- _EXERCISE DETAILS_:
Please report how many lines in the records below contain "void". Reply with the number alone.

(Beginning of GIVEN DATA)

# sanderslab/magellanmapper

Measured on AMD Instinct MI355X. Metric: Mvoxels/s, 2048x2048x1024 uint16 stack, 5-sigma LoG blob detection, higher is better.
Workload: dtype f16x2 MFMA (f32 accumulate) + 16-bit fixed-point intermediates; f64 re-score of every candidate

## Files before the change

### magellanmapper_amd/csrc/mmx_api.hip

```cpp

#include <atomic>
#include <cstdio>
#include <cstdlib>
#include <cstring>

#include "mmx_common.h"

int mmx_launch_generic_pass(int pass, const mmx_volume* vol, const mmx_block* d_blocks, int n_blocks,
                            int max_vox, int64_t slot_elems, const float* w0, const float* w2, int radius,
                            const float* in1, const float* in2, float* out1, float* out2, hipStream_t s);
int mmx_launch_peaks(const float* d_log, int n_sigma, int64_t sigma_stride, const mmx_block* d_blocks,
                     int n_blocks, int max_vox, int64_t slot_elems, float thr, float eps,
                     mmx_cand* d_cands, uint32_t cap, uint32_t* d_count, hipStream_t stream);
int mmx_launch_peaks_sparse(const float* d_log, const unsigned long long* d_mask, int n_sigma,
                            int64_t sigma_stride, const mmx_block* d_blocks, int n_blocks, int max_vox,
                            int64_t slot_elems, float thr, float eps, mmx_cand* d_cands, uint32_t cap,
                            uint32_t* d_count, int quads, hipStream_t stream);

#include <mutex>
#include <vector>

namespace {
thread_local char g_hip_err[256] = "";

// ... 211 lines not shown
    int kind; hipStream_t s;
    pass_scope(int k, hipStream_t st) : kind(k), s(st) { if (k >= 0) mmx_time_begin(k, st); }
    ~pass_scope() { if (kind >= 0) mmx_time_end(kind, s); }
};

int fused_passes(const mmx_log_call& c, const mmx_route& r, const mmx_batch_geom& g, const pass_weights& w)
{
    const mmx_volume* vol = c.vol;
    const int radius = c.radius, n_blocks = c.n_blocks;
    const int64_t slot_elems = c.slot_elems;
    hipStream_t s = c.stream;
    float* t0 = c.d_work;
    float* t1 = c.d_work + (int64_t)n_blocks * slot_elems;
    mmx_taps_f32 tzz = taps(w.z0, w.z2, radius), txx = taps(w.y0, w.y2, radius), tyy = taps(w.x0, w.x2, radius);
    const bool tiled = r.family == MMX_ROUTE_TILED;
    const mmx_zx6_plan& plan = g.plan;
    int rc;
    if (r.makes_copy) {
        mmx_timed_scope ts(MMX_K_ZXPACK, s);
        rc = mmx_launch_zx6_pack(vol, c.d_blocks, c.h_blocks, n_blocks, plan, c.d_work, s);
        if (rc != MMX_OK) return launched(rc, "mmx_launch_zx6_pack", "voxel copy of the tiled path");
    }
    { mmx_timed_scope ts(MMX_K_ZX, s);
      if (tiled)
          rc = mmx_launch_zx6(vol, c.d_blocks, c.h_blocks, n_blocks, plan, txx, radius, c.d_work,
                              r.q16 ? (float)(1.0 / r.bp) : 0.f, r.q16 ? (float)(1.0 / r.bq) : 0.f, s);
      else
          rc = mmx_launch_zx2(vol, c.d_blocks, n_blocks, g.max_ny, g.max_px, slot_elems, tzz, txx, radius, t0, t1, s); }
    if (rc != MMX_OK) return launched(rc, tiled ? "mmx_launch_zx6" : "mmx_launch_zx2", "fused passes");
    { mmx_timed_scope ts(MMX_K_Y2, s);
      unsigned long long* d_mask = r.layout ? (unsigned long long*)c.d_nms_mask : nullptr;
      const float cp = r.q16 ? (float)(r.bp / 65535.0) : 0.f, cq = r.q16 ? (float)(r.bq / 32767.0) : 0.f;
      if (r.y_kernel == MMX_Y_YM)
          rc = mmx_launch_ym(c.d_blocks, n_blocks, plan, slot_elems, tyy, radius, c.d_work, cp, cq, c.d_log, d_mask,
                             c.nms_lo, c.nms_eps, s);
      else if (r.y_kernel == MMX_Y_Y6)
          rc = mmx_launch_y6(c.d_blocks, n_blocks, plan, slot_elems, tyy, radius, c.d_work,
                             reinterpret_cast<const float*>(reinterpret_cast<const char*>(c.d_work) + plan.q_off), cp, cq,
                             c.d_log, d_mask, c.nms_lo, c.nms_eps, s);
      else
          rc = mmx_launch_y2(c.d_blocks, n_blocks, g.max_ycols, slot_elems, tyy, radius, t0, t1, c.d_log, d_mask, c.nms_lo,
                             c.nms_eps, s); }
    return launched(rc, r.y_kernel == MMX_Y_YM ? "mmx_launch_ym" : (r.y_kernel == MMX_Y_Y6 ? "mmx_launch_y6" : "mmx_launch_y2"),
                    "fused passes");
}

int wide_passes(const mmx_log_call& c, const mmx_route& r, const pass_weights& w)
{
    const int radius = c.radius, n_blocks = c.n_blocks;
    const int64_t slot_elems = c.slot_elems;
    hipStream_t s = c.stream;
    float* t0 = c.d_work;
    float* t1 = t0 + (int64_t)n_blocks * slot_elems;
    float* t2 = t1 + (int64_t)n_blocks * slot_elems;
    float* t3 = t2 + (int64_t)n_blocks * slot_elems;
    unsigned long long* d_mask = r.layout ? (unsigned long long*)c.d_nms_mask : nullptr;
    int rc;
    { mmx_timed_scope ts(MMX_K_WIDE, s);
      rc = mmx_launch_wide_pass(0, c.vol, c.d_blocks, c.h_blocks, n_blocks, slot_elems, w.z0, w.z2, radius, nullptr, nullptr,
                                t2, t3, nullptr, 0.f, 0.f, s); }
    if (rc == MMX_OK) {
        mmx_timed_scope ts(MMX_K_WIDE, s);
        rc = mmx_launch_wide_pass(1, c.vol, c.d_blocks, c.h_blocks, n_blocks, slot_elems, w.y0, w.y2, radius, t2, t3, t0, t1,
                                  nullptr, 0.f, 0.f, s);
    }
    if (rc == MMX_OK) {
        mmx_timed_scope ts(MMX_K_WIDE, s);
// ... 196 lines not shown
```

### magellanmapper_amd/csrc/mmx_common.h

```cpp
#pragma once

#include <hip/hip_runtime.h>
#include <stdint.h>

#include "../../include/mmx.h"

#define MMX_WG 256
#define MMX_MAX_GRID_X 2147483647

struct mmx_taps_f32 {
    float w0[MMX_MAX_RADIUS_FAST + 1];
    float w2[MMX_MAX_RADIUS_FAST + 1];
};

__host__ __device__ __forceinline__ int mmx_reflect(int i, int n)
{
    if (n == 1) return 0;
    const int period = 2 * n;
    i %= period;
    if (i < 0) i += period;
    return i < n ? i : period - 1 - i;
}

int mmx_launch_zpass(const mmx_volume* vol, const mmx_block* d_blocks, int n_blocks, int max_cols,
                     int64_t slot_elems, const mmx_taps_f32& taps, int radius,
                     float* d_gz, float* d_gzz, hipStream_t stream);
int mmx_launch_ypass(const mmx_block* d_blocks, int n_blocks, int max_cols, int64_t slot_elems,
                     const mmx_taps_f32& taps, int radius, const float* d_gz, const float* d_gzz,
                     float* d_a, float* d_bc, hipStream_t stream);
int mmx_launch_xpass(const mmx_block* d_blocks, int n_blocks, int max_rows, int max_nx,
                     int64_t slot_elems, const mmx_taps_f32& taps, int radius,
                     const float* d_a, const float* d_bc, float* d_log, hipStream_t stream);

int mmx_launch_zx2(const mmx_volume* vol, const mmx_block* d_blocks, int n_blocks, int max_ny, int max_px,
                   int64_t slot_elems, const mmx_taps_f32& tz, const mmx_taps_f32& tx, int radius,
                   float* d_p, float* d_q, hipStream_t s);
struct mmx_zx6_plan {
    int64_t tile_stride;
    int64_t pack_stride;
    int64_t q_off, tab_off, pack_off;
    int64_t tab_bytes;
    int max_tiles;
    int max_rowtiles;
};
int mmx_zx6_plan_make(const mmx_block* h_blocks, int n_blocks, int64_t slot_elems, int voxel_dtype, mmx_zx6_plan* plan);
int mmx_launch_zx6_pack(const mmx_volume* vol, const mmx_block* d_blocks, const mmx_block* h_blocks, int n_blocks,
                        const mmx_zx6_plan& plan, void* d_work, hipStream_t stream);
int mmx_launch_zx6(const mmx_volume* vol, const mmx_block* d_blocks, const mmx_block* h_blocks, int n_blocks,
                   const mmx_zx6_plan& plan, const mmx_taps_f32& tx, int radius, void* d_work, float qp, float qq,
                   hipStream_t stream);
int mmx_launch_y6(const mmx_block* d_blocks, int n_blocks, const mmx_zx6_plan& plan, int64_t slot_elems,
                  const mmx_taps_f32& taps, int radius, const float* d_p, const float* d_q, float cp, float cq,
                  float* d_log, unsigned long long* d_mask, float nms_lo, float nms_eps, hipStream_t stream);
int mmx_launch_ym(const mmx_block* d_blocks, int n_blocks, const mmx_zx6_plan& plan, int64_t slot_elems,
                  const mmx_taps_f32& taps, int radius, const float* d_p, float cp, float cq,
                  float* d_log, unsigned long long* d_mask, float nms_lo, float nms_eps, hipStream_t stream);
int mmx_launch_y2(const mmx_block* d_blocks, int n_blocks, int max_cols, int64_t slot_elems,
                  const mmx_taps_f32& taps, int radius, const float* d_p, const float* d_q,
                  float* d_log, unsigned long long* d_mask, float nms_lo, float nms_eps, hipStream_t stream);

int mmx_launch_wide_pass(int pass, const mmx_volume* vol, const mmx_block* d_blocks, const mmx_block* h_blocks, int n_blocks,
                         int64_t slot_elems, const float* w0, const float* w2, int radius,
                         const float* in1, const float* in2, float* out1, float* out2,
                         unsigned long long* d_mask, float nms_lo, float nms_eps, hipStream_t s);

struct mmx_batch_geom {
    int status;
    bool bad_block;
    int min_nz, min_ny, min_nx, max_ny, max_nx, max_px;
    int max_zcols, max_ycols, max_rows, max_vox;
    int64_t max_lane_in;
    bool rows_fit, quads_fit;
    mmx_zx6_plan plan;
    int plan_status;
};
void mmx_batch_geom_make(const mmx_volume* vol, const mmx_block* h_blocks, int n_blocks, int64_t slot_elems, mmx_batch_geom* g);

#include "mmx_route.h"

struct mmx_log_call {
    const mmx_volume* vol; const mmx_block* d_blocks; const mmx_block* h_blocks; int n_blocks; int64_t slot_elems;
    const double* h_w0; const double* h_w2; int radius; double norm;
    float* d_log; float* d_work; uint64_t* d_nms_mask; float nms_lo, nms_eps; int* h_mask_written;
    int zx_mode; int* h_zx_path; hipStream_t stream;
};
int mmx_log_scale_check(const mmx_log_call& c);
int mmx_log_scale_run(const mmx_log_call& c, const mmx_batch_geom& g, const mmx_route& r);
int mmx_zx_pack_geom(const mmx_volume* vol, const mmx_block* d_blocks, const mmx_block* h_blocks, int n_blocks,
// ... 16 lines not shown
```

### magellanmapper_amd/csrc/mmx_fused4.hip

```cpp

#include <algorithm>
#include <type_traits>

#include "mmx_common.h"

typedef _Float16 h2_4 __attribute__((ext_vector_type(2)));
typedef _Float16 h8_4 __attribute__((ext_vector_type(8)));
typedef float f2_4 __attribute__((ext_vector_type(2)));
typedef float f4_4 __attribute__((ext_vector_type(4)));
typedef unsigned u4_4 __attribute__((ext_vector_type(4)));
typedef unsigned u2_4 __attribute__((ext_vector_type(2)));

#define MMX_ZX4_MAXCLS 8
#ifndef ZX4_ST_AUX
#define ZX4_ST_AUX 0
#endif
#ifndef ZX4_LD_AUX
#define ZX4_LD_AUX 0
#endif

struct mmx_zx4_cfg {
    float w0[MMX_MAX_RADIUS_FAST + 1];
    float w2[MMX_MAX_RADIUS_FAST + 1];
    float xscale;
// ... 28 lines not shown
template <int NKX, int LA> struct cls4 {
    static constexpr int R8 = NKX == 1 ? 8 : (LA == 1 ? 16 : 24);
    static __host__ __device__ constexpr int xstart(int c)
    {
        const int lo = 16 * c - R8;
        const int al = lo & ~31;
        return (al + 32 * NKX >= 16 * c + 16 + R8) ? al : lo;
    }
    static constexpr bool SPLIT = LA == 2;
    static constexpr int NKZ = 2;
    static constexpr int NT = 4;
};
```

(End of GIVEN DATA)

- _ANSWER FOR THE TASK_:
3